▸ Problem requirements
Gather each line in the entries that includes the string "TileDev".

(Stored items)
<<<<
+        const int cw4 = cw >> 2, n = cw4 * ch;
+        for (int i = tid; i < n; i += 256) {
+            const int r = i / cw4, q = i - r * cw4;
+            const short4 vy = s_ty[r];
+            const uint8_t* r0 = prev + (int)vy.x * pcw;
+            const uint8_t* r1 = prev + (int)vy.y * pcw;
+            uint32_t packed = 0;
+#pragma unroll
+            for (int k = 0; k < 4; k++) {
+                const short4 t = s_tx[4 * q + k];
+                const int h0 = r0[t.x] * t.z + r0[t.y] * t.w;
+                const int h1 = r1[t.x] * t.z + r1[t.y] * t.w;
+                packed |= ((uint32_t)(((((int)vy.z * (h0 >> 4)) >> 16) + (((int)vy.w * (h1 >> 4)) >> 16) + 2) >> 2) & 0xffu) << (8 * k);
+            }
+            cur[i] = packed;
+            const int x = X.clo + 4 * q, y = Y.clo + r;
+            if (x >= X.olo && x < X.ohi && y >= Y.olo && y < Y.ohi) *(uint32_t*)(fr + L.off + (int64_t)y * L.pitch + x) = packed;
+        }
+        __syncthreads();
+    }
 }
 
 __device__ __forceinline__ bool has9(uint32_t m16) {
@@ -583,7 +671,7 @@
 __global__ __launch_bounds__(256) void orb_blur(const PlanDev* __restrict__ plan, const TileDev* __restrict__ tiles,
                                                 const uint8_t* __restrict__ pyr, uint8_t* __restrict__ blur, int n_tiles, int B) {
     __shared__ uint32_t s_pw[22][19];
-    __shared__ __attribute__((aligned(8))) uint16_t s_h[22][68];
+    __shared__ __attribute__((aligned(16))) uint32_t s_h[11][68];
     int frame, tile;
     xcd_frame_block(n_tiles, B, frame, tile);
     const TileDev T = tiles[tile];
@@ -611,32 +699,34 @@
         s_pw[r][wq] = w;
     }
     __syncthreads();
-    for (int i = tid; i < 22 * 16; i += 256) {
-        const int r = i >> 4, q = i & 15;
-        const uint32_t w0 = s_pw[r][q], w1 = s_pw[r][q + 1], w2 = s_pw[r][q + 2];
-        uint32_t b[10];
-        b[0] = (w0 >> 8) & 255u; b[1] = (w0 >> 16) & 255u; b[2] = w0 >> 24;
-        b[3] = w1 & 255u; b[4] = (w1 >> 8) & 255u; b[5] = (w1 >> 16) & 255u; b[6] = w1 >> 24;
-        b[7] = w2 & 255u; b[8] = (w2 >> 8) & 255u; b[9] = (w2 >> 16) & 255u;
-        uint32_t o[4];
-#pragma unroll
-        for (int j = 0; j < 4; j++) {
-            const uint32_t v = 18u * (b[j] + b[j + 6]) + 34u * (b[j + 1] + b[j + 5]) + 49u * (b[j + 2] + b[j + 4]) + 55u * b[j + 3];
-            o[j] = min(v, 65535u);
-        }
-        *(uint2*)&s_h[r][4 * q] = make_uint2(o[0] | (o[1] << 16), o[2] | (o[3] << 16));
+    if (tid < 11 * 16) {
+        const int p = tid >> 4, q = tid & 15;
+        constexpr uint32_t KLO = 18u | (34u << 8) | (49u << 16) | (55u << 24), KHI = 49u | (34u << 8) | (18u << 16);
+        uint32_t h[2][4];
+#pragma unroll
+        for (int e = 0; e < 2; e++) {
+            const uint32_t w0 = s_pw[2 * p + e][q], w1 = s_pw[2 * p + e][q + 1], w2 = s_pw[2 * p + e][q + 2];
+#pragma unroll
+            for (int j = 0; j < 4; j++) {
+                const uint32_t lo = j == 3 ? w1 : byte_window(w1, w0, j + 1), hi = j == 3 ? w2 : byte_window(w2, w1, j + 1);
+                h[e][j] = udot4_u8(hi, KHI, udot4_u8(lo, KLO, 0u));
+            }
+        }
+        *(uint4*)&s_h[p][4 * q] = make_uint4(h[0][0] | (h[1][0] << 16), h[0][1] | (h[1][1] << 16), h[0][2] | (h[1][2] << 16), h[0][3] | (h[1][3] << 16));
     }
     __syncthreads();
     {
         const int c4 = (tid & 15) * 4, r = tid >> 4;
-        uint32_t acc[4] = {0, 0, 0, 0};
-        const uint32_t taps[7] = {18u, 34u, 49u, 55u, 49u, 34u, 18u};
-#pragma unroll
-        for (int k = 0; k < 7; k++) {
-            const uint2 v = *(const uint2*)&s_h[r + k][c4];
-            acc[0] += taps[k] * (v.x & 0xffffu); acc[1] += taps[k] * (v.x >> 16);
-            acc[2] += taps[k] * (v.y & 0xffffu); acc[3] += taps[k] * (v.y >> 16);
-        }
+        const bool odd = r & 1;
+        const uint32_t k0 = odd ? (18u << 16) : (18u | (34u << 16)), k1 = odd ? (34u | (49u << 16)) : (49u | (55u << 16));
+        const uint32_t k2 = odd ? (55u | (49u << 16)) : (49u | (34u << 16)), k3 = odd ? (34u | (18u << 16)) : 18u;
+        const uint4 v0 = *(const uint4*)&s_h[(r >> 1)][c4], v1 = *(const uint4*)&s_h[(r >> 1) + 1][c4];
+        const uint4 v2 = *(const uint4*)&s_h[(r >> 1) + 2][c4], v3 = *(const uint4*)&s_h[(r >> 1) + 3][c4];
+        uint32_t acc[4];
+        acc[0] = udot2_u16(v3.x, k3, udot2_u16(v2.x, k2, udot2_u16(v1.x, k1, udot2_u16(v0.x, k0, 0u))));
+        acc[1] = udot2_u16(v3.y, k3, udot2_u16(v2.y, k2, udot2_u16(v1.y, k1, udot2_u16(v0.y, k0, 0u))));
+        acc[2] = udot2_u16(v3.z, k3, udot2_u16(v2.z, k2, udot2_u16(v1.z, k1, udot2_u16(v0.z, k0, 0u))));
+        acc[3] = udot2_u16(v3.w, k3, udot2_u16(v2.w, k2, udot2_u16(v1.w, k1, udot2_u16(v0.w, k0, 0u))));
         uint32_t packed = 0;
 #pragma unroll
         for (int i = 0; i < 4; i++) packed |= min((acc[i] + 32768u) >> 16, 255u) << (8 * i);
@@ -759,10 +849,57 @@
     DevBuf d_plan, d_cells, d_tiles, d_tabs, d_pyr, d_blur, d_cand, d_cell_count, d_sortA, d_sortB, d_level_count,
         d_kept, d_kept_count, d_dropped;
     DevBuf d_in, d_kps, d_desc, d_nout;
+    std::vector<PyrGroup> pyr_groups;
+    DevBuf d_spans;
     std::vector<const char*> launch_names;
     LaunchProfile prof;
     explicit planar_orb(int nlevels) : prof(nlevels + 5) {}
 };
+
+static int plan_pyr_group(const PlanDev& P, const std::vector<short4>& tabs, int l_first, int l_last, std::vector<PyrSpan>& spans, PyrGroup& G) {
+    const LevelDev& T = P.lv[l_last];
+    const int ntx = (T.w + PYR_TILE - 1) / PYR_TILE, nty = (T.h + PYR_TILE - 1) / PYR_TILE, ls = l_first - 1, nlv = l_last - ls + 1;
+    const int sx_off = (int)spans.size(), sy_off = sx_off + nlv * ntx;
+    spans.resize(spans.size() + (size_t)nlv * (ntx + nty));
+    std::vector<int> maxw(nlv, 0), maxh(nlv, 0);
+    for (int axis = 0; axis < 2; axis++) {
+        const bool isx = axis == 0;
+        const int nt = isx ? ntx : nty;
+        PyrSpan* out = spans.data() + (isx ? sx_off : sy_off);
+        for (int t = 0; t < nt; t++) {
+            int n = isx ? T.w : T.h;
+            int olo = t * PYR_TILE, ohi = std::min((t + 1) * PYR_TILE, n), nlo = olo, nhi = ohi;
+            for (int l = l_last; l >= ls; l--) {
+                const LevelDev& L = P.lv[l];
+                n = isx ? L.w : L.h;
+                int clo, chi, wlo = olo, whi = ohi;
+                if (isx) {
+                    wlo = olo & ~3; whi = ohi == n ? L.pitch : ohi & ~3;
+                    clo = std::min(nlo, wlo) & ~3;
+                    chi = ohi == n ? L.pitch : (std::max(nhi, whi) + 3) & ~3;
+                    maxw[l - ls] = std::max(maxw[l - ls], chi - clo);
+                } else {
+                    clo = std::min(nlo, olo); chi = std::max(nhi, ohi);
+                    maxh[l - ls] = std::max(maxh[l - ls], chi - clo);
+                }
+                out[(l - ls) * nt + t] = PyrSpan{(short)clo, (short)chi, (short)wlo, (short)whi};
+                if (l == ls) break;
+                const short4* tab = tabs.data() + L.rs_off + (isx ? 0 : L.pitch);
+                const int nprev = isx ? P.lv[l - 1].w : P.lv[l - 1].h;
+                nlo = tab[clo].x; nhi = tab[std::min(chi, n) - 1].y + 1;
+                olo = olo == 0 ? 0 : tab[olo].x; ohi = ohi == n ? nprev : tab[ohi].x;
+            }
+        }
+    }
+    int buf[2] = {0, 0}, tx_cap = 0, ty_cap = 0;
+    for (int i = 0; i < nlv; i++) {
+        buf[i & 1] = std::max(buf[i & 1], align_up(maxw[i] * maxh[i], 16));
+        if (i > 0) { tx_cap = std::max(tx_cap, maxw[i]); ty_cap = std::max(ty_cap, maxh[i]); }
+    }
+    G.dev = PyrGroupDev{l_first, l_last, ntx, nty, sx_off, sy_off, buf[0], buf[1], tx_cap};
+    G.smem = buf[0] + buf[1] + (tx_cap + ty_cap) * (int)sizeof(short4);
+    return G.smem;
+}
>>>>
<<<<
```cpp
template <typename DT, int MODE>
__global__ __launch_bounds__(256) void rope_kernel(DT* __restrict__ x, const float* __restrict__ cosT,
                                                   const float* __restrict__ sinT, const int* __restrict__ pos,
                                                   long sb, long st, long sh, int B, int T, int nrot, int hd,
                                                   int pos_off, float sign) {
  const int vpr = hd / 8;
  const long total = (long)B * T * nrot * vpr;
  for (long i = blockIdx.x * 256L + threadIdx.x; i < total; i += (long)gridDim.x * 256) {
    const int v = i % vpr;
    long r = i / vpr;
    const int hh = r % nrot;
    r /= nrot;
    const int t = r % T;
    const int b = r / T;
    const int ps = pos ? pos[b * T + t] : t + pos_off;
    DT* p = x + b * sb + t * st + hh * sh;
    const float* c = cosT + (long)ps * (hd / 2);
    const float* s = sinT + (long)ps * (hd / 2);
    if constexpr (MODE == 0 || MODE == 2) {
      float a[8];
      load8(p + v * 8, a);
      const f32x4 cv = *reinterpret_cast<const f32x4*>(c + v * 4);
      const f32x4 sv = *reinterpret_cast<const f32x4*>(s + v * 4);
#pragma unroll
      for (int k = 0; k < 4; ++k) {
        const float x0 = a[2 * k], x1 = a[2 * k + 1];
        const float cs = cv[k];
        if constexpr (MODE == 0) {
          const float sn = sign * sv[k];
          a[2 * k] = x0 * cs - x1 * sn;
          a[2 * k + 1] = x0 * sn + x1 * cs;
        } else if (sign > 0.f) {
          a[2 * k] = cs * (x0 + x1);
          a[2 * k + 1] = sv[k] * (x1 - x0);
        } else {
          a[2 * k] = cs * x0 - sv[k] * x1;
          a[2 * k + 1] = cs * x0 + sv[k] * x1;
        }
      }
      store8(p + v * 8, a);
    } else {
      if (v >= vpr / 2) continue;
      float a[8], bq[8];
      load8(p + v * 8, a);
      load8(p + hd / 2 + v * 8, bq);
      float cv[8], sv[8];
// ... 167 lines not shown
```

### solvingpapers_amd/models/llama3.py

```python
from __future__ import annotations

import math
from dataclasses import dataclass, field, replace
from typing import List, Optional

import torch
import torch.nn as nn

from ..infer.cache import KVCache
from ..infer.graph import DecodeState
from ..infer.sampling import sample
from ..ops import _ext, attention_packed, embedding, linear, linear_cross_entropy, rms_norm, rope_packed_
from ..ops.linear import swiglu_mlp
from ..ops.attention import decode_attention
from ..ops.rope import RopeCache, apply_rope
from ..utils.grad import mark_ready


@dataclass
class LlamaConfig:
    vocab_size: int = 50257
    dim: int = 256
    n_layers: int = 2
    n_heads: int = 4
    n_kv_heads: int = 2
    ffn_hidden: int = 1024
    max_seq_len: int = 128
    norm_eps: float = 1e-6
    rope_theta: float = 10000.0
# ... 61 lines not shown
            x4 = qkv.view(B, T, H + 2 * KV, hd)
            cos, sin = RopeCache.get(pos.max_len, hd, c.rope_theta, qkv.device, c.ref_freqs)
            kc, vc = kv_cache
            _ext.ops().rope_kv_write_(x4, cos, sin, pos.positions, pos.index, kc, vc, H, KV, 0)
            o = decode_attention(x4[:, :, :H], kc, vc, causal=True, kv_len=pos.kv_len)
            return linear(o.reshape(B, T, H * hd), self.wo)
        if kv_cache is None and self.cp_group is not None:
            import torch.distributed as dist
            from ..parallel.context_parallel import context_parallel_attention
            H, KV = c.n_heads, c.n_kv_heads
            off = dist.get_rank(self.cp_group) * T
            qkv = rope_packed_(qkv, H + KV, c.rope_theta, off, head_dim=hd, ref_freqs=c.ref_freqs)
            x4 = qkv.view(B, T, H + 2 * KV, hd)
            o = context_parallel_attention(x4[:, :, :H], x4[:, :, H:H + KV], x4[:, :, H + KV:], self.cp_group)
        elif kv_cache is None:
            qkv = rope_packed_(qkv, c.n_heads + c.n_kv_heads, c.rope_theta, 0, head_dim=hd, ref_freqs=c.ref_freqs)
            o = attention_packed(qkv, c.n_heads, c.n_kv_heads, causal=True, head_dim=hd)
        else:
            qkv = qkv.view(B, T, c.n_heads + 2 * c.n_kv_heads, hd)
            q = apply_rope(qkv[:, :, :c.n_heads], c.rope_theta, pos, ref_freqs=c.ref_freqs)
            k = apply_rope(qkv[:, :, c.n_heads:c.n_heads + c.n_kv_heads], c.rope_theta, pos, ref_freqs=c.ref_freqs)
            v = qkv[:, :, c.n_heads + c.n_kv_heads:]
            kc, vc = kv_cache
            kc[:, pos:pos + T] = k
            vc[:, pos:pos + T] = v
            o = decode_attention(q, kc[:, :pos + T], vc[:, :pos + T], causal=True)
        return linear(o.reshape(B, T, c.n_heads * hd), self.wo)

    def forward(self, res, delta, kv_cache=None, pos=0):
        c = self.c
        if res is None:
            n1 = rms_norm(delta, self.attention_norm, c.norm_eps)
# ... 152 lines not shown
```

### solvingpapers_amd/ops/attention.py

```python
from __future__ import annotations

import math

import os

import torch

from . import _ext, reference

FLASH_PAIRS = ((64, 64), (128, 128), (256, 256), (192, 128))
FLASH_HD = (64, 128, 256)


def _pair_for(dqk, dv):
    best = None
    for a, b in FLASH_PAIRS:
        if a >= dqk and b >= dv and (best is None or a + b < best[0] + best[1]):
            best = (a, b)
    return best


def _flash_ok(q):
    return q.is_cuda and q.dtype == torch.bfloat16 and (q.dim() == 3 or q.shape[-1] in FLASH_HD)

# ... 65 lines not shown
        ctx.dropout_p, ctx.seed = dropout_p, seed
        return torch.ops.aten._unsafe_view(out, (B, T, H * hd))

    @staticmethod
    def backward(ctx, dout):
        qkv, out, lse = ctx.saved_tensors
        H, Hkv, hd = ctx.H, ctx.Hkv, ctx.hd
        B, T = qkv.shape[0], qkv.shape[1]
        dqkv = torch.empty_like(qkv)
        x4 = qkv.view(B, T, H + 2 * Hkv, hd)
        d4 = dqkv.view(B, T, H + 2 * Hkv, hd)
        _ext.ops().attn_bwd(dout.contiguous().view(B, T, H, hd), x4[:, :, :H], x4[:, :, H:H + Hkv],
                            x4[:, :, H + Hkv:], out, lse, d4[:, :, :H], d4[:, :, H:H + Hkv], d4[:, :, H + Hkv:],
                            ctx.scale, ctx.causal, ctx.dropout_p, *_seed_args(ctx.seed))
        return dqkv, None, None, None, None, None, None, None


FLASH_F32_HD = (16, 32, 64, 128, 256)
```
>>>>
▸ Answer for the task
 __global__ __launch_bounds__(256) void orb_blur(const PlanDev* __restrict__ plan, const TileDev* __restrict__ tiles,
     const TileDev T = tiles[tile];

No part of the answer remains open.